Mission Scenario

Both GRACE satellites will be launched  simultaneously with a ROCKOT launch vehicle from Plesetsk/Russia (62.7° N, 40.3° E) presently scheduled for November, 2001.

ROCKOT launch vehicle services are provided by  EUROCKOT Launch Services GmbH, a joint venture company of DaimlerChrysler Aerospace and Khrunichev State Research and Production Space Center. ROCKOT is a three-stage launch vehicle, comprising an adaption of the SS-19 for the first and second stages, and the maneuverable and re-ignitable BREEZE third stage. With a launch mass of 107 tonnes, ROCKOT can place up to 1900 kg payload into a low Earth orbit.

The  characteristic orbit will be almost polar (i=89.0°) and near circular (e<0.005) starting with an initial altitude between 485 and 500 km. The anticipated lifetime for scientific operations is 5 years.

The near-polar orbit was chosen to get a homogeneous and  global coverage of the Earth's sphere which is necessary for a precise estimate of the gravitational geopotential.  The advantage of the  89.5° orbit vs. a dawn-dusk sun-synchroneous orbit is the local time variation of the satellite's ground tracks which is essential  for the separation of constituents of periodic phenomena like tides or day-night variations of the atmosphere.

An  initial altitude of about 485 - 500 km was chosen (a) in order to guarantee a multi-year mission duration even under severe solar activity conditions and (b) to get a good compromise between  gravity field solutions, which desire an even lower altitude, and atmospheric/ionospheric applications, which  in contrast would benefit from an higher altitude.

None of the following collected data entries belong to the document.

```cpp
struct rfe_ctx {
    int device = 0;
    hipStream_t own_stream = nullptr;
    hipStream_t stream = nullptr;
    hipStream_t side_stream = nullptr;
    hipEvent_t ev_fork = nullptr, ev_join = nullptr;
    hipEvent_t ev_pyr = nullptr;
    std::string err;
    bool has_sp = false, has_lg = false;
    bool opt_lg_fold = true;
    bool opt_lg_fp16x2 = false;
    bool opt_host_graph = false;
    struct HostGraph {
        struct Slot { std::string key; hipGraphExec_t exec = nullptr; unsigned long long used = 0; };
        struct Seen { std::string key; int count = 0; unsigned long long used = 0; };
        Slot slot[4]; Seen seen[8]; unsigned long long tick = 0;
    };
    HostGraph g_extract, g_match;
    unsigned long long settings_gen = 0;
    rfe_hparams hp = rfe_default_hparams();
    rfe::SpWeightsDev sp;
    rfe::LgWeightsDev lg;
// ... 47 lines not shown
                          const float* b1a, const float* wp, const float* bias, float* out, long long frame_step = 0 );
inline void ensure_dynamic_lds(const void* kernel, int bytes, bool* done) {
    int dev = 0;
    (void)hipGetDevice(&dev);
    if (dev < 0 || dev >= 64 || !done[dev]) {
        (void)hipFuncSetAttribute(kernel, hipFuncAttributeMaxDynamicSharedMemorySize, bytes);
        if (dev >= 0 && dev < 64) done[dev] = true;
    }
}
int launch_gemm_h2(hipStream_t s, const GemmArgs& g);
void launch_split_f16(hipStream_t s, const float* x, uint16_t* hi, uint16_t* lo, size_t n);
bool gemm_nt_rope_ok(const GemmArgs& g);
int launch_gemm_nt(hipStream_t s, const GemmArgs& g);
inline bool gemm_latency_regime(const GemmArgs& g) {
    const long long b = g.batch > 0 ? g.batch : 1;
    auto tiles = [&](int bm, int bn) { return (long long)((g.M + bm - 1) / bm) * ((g.N + bn - 1) / bn) * b; };
    const bool big = (g.N % 256 == 0 && tiles(128, 256) >= 256) || tiles(128, 128) >= 256 || g.M > 8192;
    return !big;
}
bool launch_gemm_lat(hipStream_t s, const GemmArgs& g, const float* rope_csn, int rope_cols);
bool onnx_convert(const std::string& path, int kind, std::vector<float>& blob, rfe_hparams* hp, std::string& err);
bool launch_ffn2_ln_lat(hipStream_t s, const float* h, const float* w2, const float* b2, const float* ln_g, const float* ln_b, const float* R, int ldr,
                        float* C, int ldc, int M);
bool launch_lg_attention_lat(hipStream_t s, const float* q, const float* k, const float* v, int ld, float* out, int nseq, int Lq, int Lk,
                             const int* qlen, const int* klen, const int* kv_map, bool h2 = false );
void launch_softmax65_d2s(hipStream_t s, const float* logits, int ld, int B, int Hc, int Wc, float* score);
constexpr int NMS_MAX_RADIUS = 8;
void launch_nms(hipStream_t s, const float* score, int B, int H, int W, int radius , int border, float* tmp_ss,
                uint8_t* tmp_mask, uint8_t* tmp_supp, float* out);
void launch_select(hipStream_t s, const float* nms, int B, int H, int W, int Kmax, float thr,
                   float* cand_score, int32_t* cand_idx, int32_t* n_out, int32_t* kxy, float* score,
                   int32_t* chunk_cnt , bool topk_always ,
                   unsigned long long* sel_keys , int32_t* sel_n );
bool launch_sp_tail_lat(hipStream_t s, const float* logits, int B, int Hc, int Wc, int radius, int border, float thr, unsigned long long* cand_keys ,
                        int32_t* cand_cnt , float* smap_out , float* nmap_out );
void launch_select_keys(hipStream_t s, const unsigned long long* cand_keys, int32_t* cand_cnt, int B, int H, int W, int Kmax, bool topk_always,
                        int32_t* n_out, int32_t* kxy, float* score);
void launch_keys_from_map(hipStream_t s, const float* nms, int B, int HW, float thr, unsigned long long* cand_keys, int32_t* cand_cnt);
void launch_descmap_norm(hipStream_t s, float* dmap, int64_t cells);
void launch_desc_sample(hipStream_t s, const float* dmap, int B, int Hc, int Wc, int H, int W,
                        const int32_t* n, const int32_t* kxy, int Kmax, float* desc, uint8_t* desc_bin );
void launch_lg_posenc(hipStream_t s, const float* kn, const float* wr, int rows, float* csn );
void launch_lg_attention(hipStream_t s, const float* q, const float* k, const float* v, int ld ,
                         float* out, int nseq, int Lq, int Lk, const int* qlen, const int* klen,
                         const int* kv_map ,
                         float* part ,
                         const float* rope_csn = nullptr ,
                         bool fp16x2 = false );
void launch_lg_attention_h2(hipStream_t s, const float* q, const float* k, const float* v, int ld, float* out, int nseq, int Lq, int Lk,
                            const int* qlen, const int* klen, const int* kv_map, const float* rope_csn);
size_t lg_attention_part_bytes(int nseq, int Lq);
void launch_lg_ln_gelu(hipStream_t s, float* h, const float* g, const float* b, int64_t rows);
void launch_lg_assign(hipStream_t s, const float* sim, const float* z0, const float* z1, int P, int L,
                      int cap, const int* m, const int* n, float thr, float* scores_opt, float* rowlse,
                      float* collse, int32_t* a0, float* mx0, int32_t* a1, int32_t* S, int32_t* pairs,
                      float* ms, int scores_pair ,
                      const float* x, const float* wm, const float* bm, float* z );
bool lg_assign_few_pairs(int P, int L);
void launch_lg_frame_prologue(hipStream_t s, const int32_t* kxy, const float* desc, const float* wr, const int32_t* nkp, int B, int L, int rows, int cols,
                              float* kn, float* csn, float* x, int32_t* lens, int32_t* kvmap);
void launch_lg_matchability(hipStream_t s, const float* x, const float* w, const float* b, int64_t rows, float* z);
void launch_copy_f32(hipStream_t s, const float* src, float* dst, int64_t n);
void launch_normalize_kpts(hipStream_t s, const int32_t* kxy, int64_t n, int rows, int cols, float* out);
// ... 45 lines not shown
```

Due to atmospheric drag the altitude of the GRACE satellites will  decrease over the 5 years mission duration. As GRACE will be launched around the next solar activity maximum, the predicted natural decay depends on the magnitude of the actual solar activity cycle and may amount to more than 200 km (high activity) or only 50 km (low activity). In order to ensure the mission lifetime of 5 years, the altitudes of both satellites may be re-boosted once, if deemed to be necessary.

GRACE decay scenario

During science data collection the satellites will be nominally Earth oriented. For precise pointing of the two K-band ranging system antenae both satellites have to be pitched by about -1°.  This causes drag force differences which  result in along-track separation changes. Therfore station-keeping manouvres will be carried out every 30 - 60 days to keep the two satellites at their nominal  separation of  220 ± 50 km. To ensure the uniform exposure and aging of the K-band antennae the leading and the trailing satellite will be exchanged once during the mission.

The payload and sub-system data collected onboard GRACE amount to about 100 MB per day (tbc) which will be downloaded during  4-5 passes per day to DLR's ground receiving stations in Neustrelitz and Weilheim. Mission operations and satellite control will be performed by the German Space Operation Center (GSOC) in Oberpfaffenhofen. For further information please refer to the descripion of the Mission Operation System (MOS).

The GRACE mission shall be divided into five different phases:

The Pre-Launch Phase lasts up to the launch of  the satellites. During this phase the satellites, the instruments and the ground systems will be designed, integrated and tested.

The Launch and Early Operations Phase (LEOP) starts at time of launch and ends when the following conditions are fulfilled:

1. both satellites are in safe, stable orbits, approximately 220 km apart, with no danger of collision with each other, with the launch vehicle, or with co-passenger satellites,
2. both satellites have attained nominal attitude control ,
3. nominal uplink and downlink communications are achieved with GSOC stations and
4. no anomalies exist that pose a near-term threat to the mission.

In the absence of major unexpected events, the LEOP should be completed within the first 5 - 10 days after launch

Following LEOP a Commssioning Phase starts in which initial power-up and evaluation of the science instruments is performed. Additionally the SST link will be established , the center-of-mass offsets in all three axis will be calibrated and trimed, and - if necessary - software patches and parameter updates commanded.

Then the mission will enter a 6 months Validation Phase focussed on providing an end-to-end characterization of the science instrument and data systems. The following activities occur during this phase:

1. continuous record and downlink of science data, data flow problems resolved,
2. K-band ranging boresight is calibrated and verified,
3. precise orbit solutions are obtained and verified using SLR data,
4. initial gravity field solutions and accelerometer calibration are derived and
5. these gravity field solutions will be verified by internal consistency checks and compared with in-situ data.

Afterwards the science data will be routinely gathered in the Observational Phase which lasts until the end of the mission, with the exception of brief periods for orbit maintanance and instrument re-calibrations.